Saved data entries:
==================================================
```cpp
#define CGM_KERNEL(NAME, SYM)                                                                                                     \
  extern "C" __global__ __launch_bounds__(256, 1) __attribute__((amdgpu_num_vgpr(128))) void NAME(                                  \
      rsparse_hip::AlsArgs a, const int32_t* __restrict__ rows, int n_rows, int loss_slot0) {                                       \
    rsparse_hip::als_cg_mf_body<SYM>(a, rows, n_rows, loss_slot0);                                                                  \
  }
CGM_KERNEL(rsparse_hip_als_cg_mf_implicit, true)
CGM_KERNEL(rsparse_hip_als_cg_mf_implicit_any, false)
#undef CGM_KERNEL

namespace rsparse_hip {

bool cg_mf_supported(int k, bool implicit) { return implicit && k == 128; }
int cg_mf_grid(int n_rows) { return std::max(1, std::min((n_rows + 3) / 4, kCgMfGrid)); }
int cg_mf_loss_slots(int n_rows) { return 2 * 4 * cg_mf_grid(n_rows); }

hipError_t launch_als_cg_mf(const AlsArgs& a, const int32_t* rows, int n_rows, int loss_slot0, hipStream_t s, hipEvent_t* ev_slot) {
  if (n_rows <= 0) return hipSuccess;
  if (!a.ne_stats || !cg_mf_supported(a.k, true) || (reinterpret_cast<uintptr_t>(a.X) & 3)) return hipErrorInvalidValue;
  const int grid = cg_mf_grid(n_rows);
  auto kern = rsparse_hip_als_cg_mf_implicit;
  auto kern2 = rsparse_hip_als_cg_mf_implicit_any;
  const int b1 = (int)sizeof(CgmSmem<12>), b2 = (int)sizeof(CgmSmem<20>);
  hipError_t e;
  if ((e = hipFuncSetAttribute(reinterpret_cast<const void*>(kern), hipFuncAttributeMaxDynamicSharedMemorySize, b1)) != hipSuccess) return e;
  if ((e = hipFuncSetAttribute(reinterpret_cast<const void*>(kern2), hipFuncAttributeMaxDynamicSharedMemorySize, b2)) != hipSuccess) return e;
  prof_note(ev_slot, reinterpret_cast<const void*>(kern));
  hipLaunchKernelGGL(kern, dim3(grid), dim3(256), b1, s, a, rows, n_rows, loss_slot0);
  hipLaunchKernelGGL(kern2, dim3(grid), dim3(256), b2, s, a, rows, n_rows, loss_slot0 + 4 * grid);
  return hipGetLastError();
}

}
```

rsparse_amd/build.py:

```python
import subprocess
import sys
import time
from concurrent.futures import ThreadPoolExecutor
from pathlib import Path

PKG = Path(__file__).resolve().parent
CSRC = PKG / "csrc"
SRC = [CSRC / n for n in ("wrmf_kernels.hip", "wrmf_cgq.hip", "wrmf_cgp.hip", "wrmf_ne.hip", "wrmf_chol.hip", "wrmf_chol_wave.hip", "wrmf_chol_mf.hip", "wrmf_cg_mf.hip", "wrmf_chol_lr.hip",
                          "wrmf_topk.hip", "wrmf_topk_large.hip", "wrmf_similar.hip", "wrmf_metrics.hip", "wrmf_hits.hip", "wrmf_lists.hip", "wrmf_diversity.hip", "wrmf_mmr.hip", "wrmf_ranks.hip", "wrmf_score.hip", "wrmf_candidates.hip", "wrmf_sample.hip", "wrmf_sample_weighted.hip", "wrmf_split.hip", "wrmf_confidence.hip", "wrmf_events.hip", "wrmf_explain.hip", "wrmf_init.hip", "wrmf_ingest.hip", "wrmf_nnls.hip", "wrmf_bias.hip", "wrmf_lu.hip",
                          "wrmf_f64.hip", "wrmf_wide.hip", "wrmf_wide_cg.hip", "wrmf_ctx_kernels.hip", "wrmf_schedule.cpp", "wrmf_capi.cpp", "wrmf_f64_capi.cpp", "wrmf_ctx.cpp")]
HEADERS = [CSRC / "wrmf_chol_mf.attrs.csv", CSRC / "wrmf_mf.h", CSRC / "wrmf_internal.h", CSRC / "wrmf_capi_common.h", CSRC / "wrmf_schedule.h", CSRC / "wrmf_device.h", CSRC / "wrmf_sample_team.h", CSRC / "wrmf_wave.h", CSRC / "wrmf_ldlt.h", CSRC / "wrmf_f64.h", PKG.parent / "include" / "rsparse_wrmf_hip.h"]
DEPS = SRC + HEADERS
OUT = PKG / "lib" / "librsparse_wrmf_hip.so"
FLAGS = ["--offload-arch=gfx950", "-O3", "-std=c++17", "-fPIC"]


EXTRA_FLAGS = {n: ["-mllvm", "-forceattrs-csv-path=" + str(CSRC / "wrmf_chol_mf.attrs.csv"), "-fno-slp-vectorize"] for n in ("wrmf_chol_mf.hip", "wrmf_cg_mf.hip")}
AUDITED = {"wrmf_chol_mf.hip", "wrmf_cg_mf.hip"}
REG_LIMIT = {"wrmf_cg_mf.hip": 512}
NO_SPILL = {"wrmf_cgq.hip": ("14als_cgq_kernelILi128ELi24ELi4ELi4E",),
            "wrmf_cgp.hip": ("14als_cgp_kernelILb0ELb1ELi16ELb1E",),
            "wrmf_explain.hip": ("14explain_kernelIfLi128E",),
            "wrmf_sample.hip": ("13sample_kernelILi64E", "13sample_kernelILi256E"),
            "wrmf_sample_weighted.hip": ("22sample_weighted_kernelILi64E", "22sample_weighted_kernelILi256E"),
            "wrmf_hits.hip": ("18hit_metrics_kernelILb0E", "18hit_metrics_kernelILb1E"),
            "wrmf_lists.hip": ("19list_metrics_kernelILb0E", "19list_metrics_kernelILb1E"),
            "wrmf_diversity.hip": ("21list_diversity_kernelI", "21item_inv_norms_kernelI"),
            "wrmf_mmr.hip": ("10mmr_kernelI",),
            "wrmf_confidence.hip": ("conf_moments_kernel", "conf_moments_finish_kernel", "conf_table_kernel", "conf_apply_kernel"),
            "wrmf_events.hip": ("events_pack_kernel", "events_now_kernel", "events_heads_kernel", "events_reduce_kernel",
                                "events_long_chunks_kernel", "events_long_finish_kernel"),
            "wrmf_split.hip": ("split_count_wave_kernel", "split_count_team_kernel", "split_write_wave_kernel", "split_write_team_kernel")}
RESOURCE_FLAG = "-Rpass-analysis=kernel-resource-usage"


def resource_violations(remarks, patterns, limit=256):
    import re
    rows, cur = [], None
    for line in remarks.splitlines():
        m = re.search(r"remark:\s+(.*?) \[-Rpass", line)
        if not m:
            continue
        t = m.group(1).strip()
        if t.startswith("Function Name:"):
            cur = {"name": t.split(":", 1)[1].strip()}
            rows.append(cur)
        elif ":" in t and cur is not None:
            k, v = t.rsplit(":", 1)
            cur[k.strip()] = v.strip()
    bad = []
    for pat in patterns:
        hit = [r for r in rows if pat in r["name"]]
        if not hit:
            bad.append((pat, "no such kernel in the compilation"))
        for r in hit:
            regs = int(r.get("VGPRs", "0")) + int(r.get("AGPRs", "0"))
            for key in ("VGPRs Spill", "ScratchSize [bytes/lane]"):
                if int(r.get(key, "0")):
                    bad.append((r["name"], "%s = %s" % (key, r[key])))
            if regs > limit:
                bad.append((r["name"], "%d vector registers" % regs))
    return bad


def audit_listing(src, extra, obj):
    sys.path.insert(0, str(PKG.parent / "tools" / "dbg"))
    import acc_audit
    lst = obj.with_suffix(".s")

    def listing(flags, floor):
        cmd = ["hipcc", *FLAGS, *flags, "-S", "--cuda-device-only", str(src), "-o", str(lst)]
        r = subprocess.run(cmd, stdout=subprocess.PIPE, stderr=subprocess.PIPE, text=True)
        if r.returncode != 0:
            raise RuntimeError("hipcc -S failed on %s:\n%s" % (src.name, r.stderr[-3000:]))
        acc, flight, _ = acc_audit.audit(str(lst), quiet=True, acc_floor=floor)
        return acc, flight, lst.read_text()
    acc, flight, text = listing(extra, 0)
    import re
    nfree = re.findall(r"\.amdhsa_kernel (\w+)[\s\S]*?\.amdhsa_next_free_vgpr (\d+)", text)
    limit = REG_LIMIT.get(src.name, 256)
    two_waves = bool(nfree) and all(int(v) <= limit for name, v in nfree if "_any" not in name)
    if acc == 0 and flight == 0 and two_waves:
        return
    print("  %s: audit of the two-waves-per-SIMD build failed (accumulator-file %d, in-flight %d, layout ok %s): rebuilding with -DMF_SAFE"
          % (src.name, acc, flight, two_waves), flush=True)
    safe = ["-DMF_SAFE"]
    cmd = ["hipcc", *FLAGS, *safe, "-c", str(src), "-o", str(obj)]
    r = subprocess.run(cmd, stdout=subprocess.PIPE, stderr=subprocess.PIPE, text=True)
    if r.returncode != 0:
        raise RuntimeError("hipcc failed on %s (MF_SAFE):\n%s" % (src.name, r.stderr[-3000:]))
    acc, flight, text = listing(safe, 96)
    if acc or flight:
        raise RuntimeError("%s: the MF_SAFE build fails the audit too (accumulator-file %d, in-flight %d)" % (src.name, acc, flight))
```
==================================================
(Required action):
All lines holding the word "floor" must be copied from the data.

(Exercise solution):
    def listing(flags, floor):
        acc, flight, _ = acc_audit.audit(str(lst), quiet=True, acc_floor=floor)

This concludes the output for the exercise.